What to work on>
Return all lines below containing the word "done".

Input material>
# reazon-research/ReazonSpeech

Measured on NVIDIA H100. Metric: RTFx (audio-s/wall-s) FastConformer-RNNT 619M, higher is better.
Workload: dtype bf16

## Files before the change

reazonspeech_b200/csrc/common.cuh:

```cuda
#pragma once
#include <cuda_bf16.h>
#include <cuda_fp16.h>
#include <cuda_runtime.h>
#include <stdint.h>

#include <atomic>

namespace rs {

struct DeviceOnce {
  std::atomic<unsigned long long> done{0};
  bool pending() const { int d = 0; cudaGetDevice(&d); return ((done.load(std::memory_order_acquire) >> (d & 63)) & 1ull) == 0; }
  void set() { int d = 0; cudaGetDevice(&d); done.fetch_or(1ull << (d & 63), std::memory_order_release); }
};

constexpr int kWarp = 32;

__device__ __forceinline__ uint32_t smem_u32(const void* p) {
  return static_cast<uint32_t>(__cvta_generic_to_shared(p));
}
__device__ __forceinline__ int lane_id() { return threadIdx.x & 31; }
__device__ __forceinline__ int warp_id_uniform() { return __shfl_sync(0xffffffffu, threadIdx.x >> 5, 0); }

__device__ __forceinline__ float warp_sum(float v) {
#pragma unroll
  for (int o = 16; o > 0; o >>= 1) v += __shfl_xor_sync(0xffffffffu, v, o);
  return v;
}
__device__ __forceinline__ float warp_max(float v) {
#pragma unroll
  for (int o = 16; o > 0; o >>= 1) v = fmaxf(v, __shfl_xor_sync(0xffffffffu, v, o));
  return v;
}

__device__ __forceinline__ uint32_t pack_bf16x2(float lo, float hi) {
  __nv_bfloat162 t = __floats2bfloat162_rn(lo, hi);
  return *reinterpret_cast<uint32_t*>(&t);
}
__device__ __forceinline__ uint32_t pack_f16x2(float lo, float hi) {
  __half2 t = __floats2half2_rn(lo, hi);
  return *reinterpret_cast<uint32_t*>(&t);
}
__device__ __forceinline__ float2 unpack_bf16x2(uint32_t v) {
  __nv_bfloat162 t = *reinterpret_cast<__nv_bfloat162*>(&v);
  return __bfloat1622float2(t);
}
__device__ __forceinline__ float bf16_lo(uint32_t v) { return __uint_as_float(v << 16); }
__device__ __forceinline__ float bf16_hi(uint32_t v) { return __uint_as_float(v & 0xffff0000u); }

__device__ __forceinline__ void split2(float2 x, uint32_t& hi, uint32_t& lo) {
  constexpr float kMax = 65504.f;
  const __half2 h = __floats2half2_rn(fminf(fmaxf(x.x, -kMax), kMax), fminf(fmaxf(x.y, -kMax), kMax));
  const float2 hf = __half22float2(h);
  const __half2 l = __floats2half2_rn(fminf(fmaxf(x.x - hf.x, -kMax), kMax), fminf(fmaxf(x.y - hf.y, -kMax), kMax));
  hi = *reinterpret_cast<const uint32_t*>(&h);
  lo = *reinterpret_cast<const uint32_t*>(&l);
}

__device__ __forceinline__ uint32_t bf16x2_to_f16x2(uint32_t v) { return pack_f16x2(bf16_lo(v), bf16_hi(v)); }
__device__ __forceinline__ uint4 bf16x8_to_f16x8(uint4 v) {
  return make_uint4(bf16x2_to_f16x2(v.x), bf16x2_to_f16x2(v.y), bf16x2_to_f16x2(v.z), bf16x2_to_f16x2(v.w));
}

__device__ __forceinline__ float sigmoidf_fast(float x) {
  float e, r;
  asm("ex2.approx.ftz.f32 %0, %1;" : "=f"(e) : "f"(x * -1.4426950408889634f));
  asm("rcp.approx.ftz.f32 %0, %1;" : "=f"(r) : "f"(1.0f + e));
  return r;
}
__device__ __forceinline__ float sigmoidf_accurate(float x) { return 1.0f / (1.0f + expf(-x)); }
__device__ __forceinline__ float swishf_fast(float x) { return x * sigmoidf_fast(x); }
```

Response to the task>
  std::atomic<unsigned long long> done{0};
  bool pending() const { int d = 0; cudaGetDevice(&d); return ((done.load(std::memory_order_acquire) >> (d & 63)) & 1ull) == 0; }
  void set() { int d = 0; cudaGetDevice(&d); done.fetch_or(1ull << (d & 63), std::memory_order_release); }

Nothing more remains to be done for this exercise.